Мороз был не самым сильным. Где-то минус двадцать градусов, но постоянный ветер, который не утихал ни на секунду в Еланских болотах, пробивал шинель холодным ледяным шилом насквозь. До самых костей. На нем была шинель, китель, зимняя белуха, а под ней — летняя белуха. Этого было мало. Особенно, если ты голоден. И не выспался. Не выспаться — это значит мерзнуть, хоть в сто шуб укутайся. Он был всегда голоден и невыспавшийся.
Минус двадцать — еще не самый сильный холод. Плохо, когда температура опускается ниже тридцати пяти. А ветер… Этот вечный непрекращающийся ветер, который дует с болот и тайги. Особенно тяжело на присяге, когда ты стоишь на плацу четыре часа. Половина батальона покрывается белыми пятнами обморожений.
Однажды у всей роты к щекам примерзли противогазы после тренировки по РХБЗ. Потная резина схватилась с кожей, и роту пришлось загнать в казарму, чтобы размораживать. От холода тело очень сильно уставало, каждое движение было мучительным, как будто идешь по груди сквозь густой плотный кисель. В казарме тоже холодно — не выше шестнадцати градусов. Ночью, когда дневальные гасили свет, можно было укрыться шинелью поверх тонкого солдатского одеяла, но и это не согревало. Холод был постоянным спутником, месяцами, везде — в столовой, на складе, в туалете, в учебном классе.
Он уже и забыл, что такое тепло. Когда-то, в прошлой жизни, существовала ванная, полная горячей воды. Холод выматывал не только физически, но и душевно. Люди становились злыми от холода. Длинный остановился, прислонил скребок к ноге и, быстро ломая задеревяневшими пальцами спички, закурил на ветру, натянув рукавицу обратно. Вонючая кременчугская «Прима» противно жгла горло.
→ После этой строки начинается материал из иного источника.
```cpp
namespace ikgpu {
hipError_t launch_dls_tree(const ProblemHost &ph, const DeviceTables &dt, const BatchIO &io,
                           const ikgpu_dls_params &prm, hipStream_t stream, const double *pik_lambda1 = nullptr);
bool tree_takes_two_level_pik(const ProblemHost &ph);
hipError_t launch_eval_tree(const ProblemHost &ph, const DeviceTables &dt, int64_t B, const double *q,
                            const double *targets, double *e_out, double *J_out, double *oMf_out, int layout,
                            hipStream_t stream);
bool tree_shape_built(int nj, int nch);
bool generic_runs_cooperative(const ProblemHost &ph);
hipError_t launch_dls_generic(const ProblemHost &ph, const DeviceTables &dt, const BatchIO &io,
                              const ikgpu_dls_params &prm, hipStream_t stream, bool force_lane = false);
hipError_t launch_pik_generic(const ProblemHost &gen, const DeviceTables &dt, const BatchIO &io, const ikgpu_pik_params &prm,
                              hipStream_t stream);
hipError_t launch_eval_generic(const ProblemHost &ph, const DeviceTables &dt, int64_t B, const double *q,
                               const double *targets, double *e_out, double *J_out, double *oMf_out, int layout,
                               hipStream_t stream);
}
```

### ik_amd/csrc/kernels_hot.hip

```cpp
#include "kernels.hpp"

#include <cstdlib>
#include <cstring>
#include <type_traits>

#include "device/chain_hot.hpp"

namespace ikgpu {
namespace {

constexpr int kBlock = 64;

using ikdev::ChainKernelArgs;
using ikdev::ChainStruct;
using ikdev::HotTable;

template <int NJ, uint64_t C0, uint64_t C1, uint64_t C2, bool NEVERSTOP>
__global__ __launch_bounds__(kBlock) void dls_chain_hot_kernel(const ChainKernelArgs<NJ> a, const HotTable t) {
    ikdev::hot_kernel_entry<NJ, ChainStruct<C0, C1, C2>, NEVERSTOP>(a, t);
}

#ifndef IKGPU_HOT_REFILL_WAVES
#define IKGPU_HOT_REFILL_WAVES 2
#endif
template <int NJ, uint64_t C0, uint64_t C1, uint64_t C2>
__global__ __launch_bounds__(kBlock, IKGPU_HOT_REFILL_WAVES) void dls_chain_hot_refill_kernel(const ChainKernelArgs<NJ> a, const HotTable t, unsigned long long *queue, int chunk) {
    ikdev::hot_refill_entry<NJ, ChainStruct<C0, C1, C2>>(a, t, queue, chunk);
}

template <int NJ, uint64_t C0, uint64_t C1, uint64_t C2, bool NEVERSTOP>
__global__ __launch_bounds__(kBlock) void dls_chain_hot_track_kernel(const ChainKernelArgs<NJ> a, const HotTable t, const int T) {
    ikdev::hot_track_entry<NJ, ChainStruct<C0, C1, C2>, NEVERSTOP>(a, t, T);
}

template <int NJ, uint64_t C0, uint64_t C1, uint64_t C2, bool NEVERSTOP>
__global__ __launch_bounds__(kBlock) void dls_chain_hot_multistart_kernel(const ChainKernelArgs<NJ> a, const HotTable t, const ikdev::MultistartArgs ms) {
    ikdev::hot_multistart_entry<NJ, ChainStruct<C0, C1, C2>, NEVERSTOP>(a, t, ms);
}

template <int NJ, uint64_t C0, uint64_t C1, uint64_t C2>
__global__ __launch_bounds__(kBlock) void dls_chain_hot_pick_kernel(const ChainKernelArgs<NJ> a, const HotTable t, const ikdev::PickArgs pk) {
    ikdev::hot_pick_entry<NJ, ChainStruct<C0, C1, C2>>(a, t, pk);
}

template <int NJ, uint64_t C0, uint64_t C1, uint64_t C2>
__global__ __launch_bounds__(kBlock) void dls_chain_hot_path_multistart_kernel(const ChainKernelArgs<NJ> a, const HotTable t,
                                                                               const ikdev::PathMultistartArgs pm) {
    ikdev::hot_path_multistart_entry<NJ, ChainStruct<C0, C1, C2>>(a, t, pm);
}

template <int NJ, uint64_t C0, uint64_t C1, uint64_t C2, bool NEVERSTOP>
__global__ __launch_bounds__(kBlock) void dls_chain_hot_goalset_kernel(const ChainKernelArgs<NJ> a, const HotTable t, const ikdev::GoalsetArgs ga) {
    ikdev::hot_goalset_entry<NJ, ChainStruct<C0, C1, C2>, NEVERSTOP>(a, t, ga);
}

template <int NJ, uint64_t C0, uint64_t C1, uint64_t C2>
__global__ __launch_bounds__(kBlock) void dls_chain_hot_solutions_kernel(const ChainKernelArgs<NJ> a, const HotTable t, const ikdev::SolutionsArgs sa) {
    ikdev::hot_solutions_entry<NJ, ChainStruct<C0, C1, C2>>(a, t, sa);
}

template <int NJ, uint64_t C0, uint64_t C1, uint64_t C2>
__global__ __launch_bounds__(kBlock) void dls_chain_hot_line_kernel(const ChainKernelArgs<NJ> a, const HotTable t, const ikdev::LineArgs la) {
    ikdev::hot_line_entry<NJ, ChainStruct<C0, C1, C2>>(a, t, la);
}

template <int NJ, uint64_t C0, uint64_t C1, uint64_t C2>
__global__ __launch_bounds__(kBlock) void dls_chain_hot_path_kernel(const ChainKernelArgs<NJ> a, const HotTable t, const ikdev::PathArgs pa) {
    ikdev::hot_path_entry<NJ, ChainStruct<C0, C1, C2>>(a, t, pa);
// ... 107 lines not shown
```

### ik_amd/csrc/problem.cpp

```cpp
#include "problem.hpp"

#include <algorithm>
#include <cmath>
#include <cstdlib>
#include <cstring>
#include <stdexcept>
#include <type_traits>

#include "device/tree_kernel_body.hpp"

namespace ikgpu {
namespace {

void axis_frame(const std::array<double, 3> &a, double *P) {
    auto set = [&](std::initializer_list<double> v) { int i = 0; for (double x : v) P[i++] = x; };
    if (a == std::array<double, 3>{0, 0, 1}) { set({1, 0, 0, 0, 1, 0, 0, 0, 1}); return; }
    if (a == std::array<double, 3>{1, 0, 0}) { set({0, 0, 1, 0, 1, 0, -1, 0, 0}); return; }
    if (a == std::array<double, 3>{0, 1, 0}) { set({1, 0, 0, 0, 0, 1, 0, -1, 0}); return; }
    int k = 0;
    if (std::fabs(a[1]) < std::fabs(a[k])) k = 1;
    if (std::fabs(a[2]) < std::fabs(a[k])) k = 2;
    double t[3] = {0, 0, 0};
    t[k] = 1.0;
    double b1[3] = {t[1] * a[2] - t[2] * a[1], t[2] * a[0] - t[0] * a[2], t[0] * a[1] - t[1] * a[0]};
// ... 48 lines not shown
    return c;
}

void weights6(const ikgpu_task &t, double *w6) {
    for (int i = 0; i < 6; ++i) w6[i] = 0.0;
    if (t.type == IKGPU_FULL) for (int i = 0; i < 6; ++i) w6[i] = t.weight[i];
    if (t.type == IKGPU_POSITION) for (int i = 0; i < 3; ++i) w6[i] = t.weight[i];
    if (t.type == IKGPU_ORIENTATION) for (int i = 0; i < 3; ++i) w6[3 + i] = t.weight[i];
}

}

namespace {

struct Unsupported : std::runtime_error {
    using std::runtime_error::runtime_error;
};
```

Полвосьмого вечера, наряд только начался. Следующий развод через сутки — завтра вечером в шестнадцать ноль-ноль. Пока построятся, проверятся и дойдут до парка, пройдет еще время. А до возвращения в казарму осталось целых двадцать пять часов. Суточный наряд в этот раз оказался особенно тяжелым — снегопад заставил его выйти с скребком к КПП. Одну полосу чистил, вторая уже засыпала.
Он ненавидел этот скребок всей душой. Работать им было крайне неудобно, особенно с его ростом. Согнувшись в три погибели, он мучительно шкрябал снег, а его ноги в сапогах задубели. Работалось тяжело — наряд только начался, а силы уже уходили.
От КПП донесся окрик. Он не стал оборачиваться — с первого раза лучше этого не делать. Но крик повторился. «Длинный! Глухой, что ли? Иди сюда». В помещении наряда было тепло. Жесткий топчан, горящая одна конфорка, чайник. Полумрак, слои сигаретного дыма.
«Длинный, иди, тебя Казюля зовет», — произнес водитель комдива. Маленький, бритый черпак с авторитетом из-за своей должности. Он сидел, пил чай с другими водителями. Шоколад, печенье, колбаса. «Значит, что-то удачное продал сегодня в городе».
«Длинный, знаешь, где у сто тридцать первого с радиатора тосол сливать?» — спросил Казюля. «Нет», — ответил он. В армии, когда тебя что-то спрашивают, всегда лучше сказать «нет». Меньше знаешь — меньше работаешь. Иногда это действительно спасает. В конце концов, он не знал, где у «ЗИЛа-131» сливается тосол.
Kазюля продолжал объяснять, как найти заглушку на радиаторе, и снова пытался заставить его выполнить работу. Он был раздражен, но понимал, что не может перечить. В «линейных частях» имелась своя иерархия, и вот эта особая форма дедовщины, которую они представляли, оказывала огромное давление.
Автобат и стройбат — два самых страшных рода войск. Истории о них были ужасными и заставляли молодых солдат трепетать. В их учебном батальоне связи еще можно было чувствовать себя в относительной безопасности. Но рассказы о дедовщине в линейных частях говорили о том, что реальность может быть намного жестче.
Все понимали — противостоять силе в автобате было невозможно. Власть и возможность унижать других делали из одних людей монстров. Это была страшная реальность, которую трудно было игнорировать. Возможность запугивать, издеваться и разрушать жизнь другого человека становилась единственным смыслом для тех, кто сам пережил унижения. Власть, власть, власть — это страшная вещь, когда отделенные от нормальной жизни молодые люди попадают в такую среду.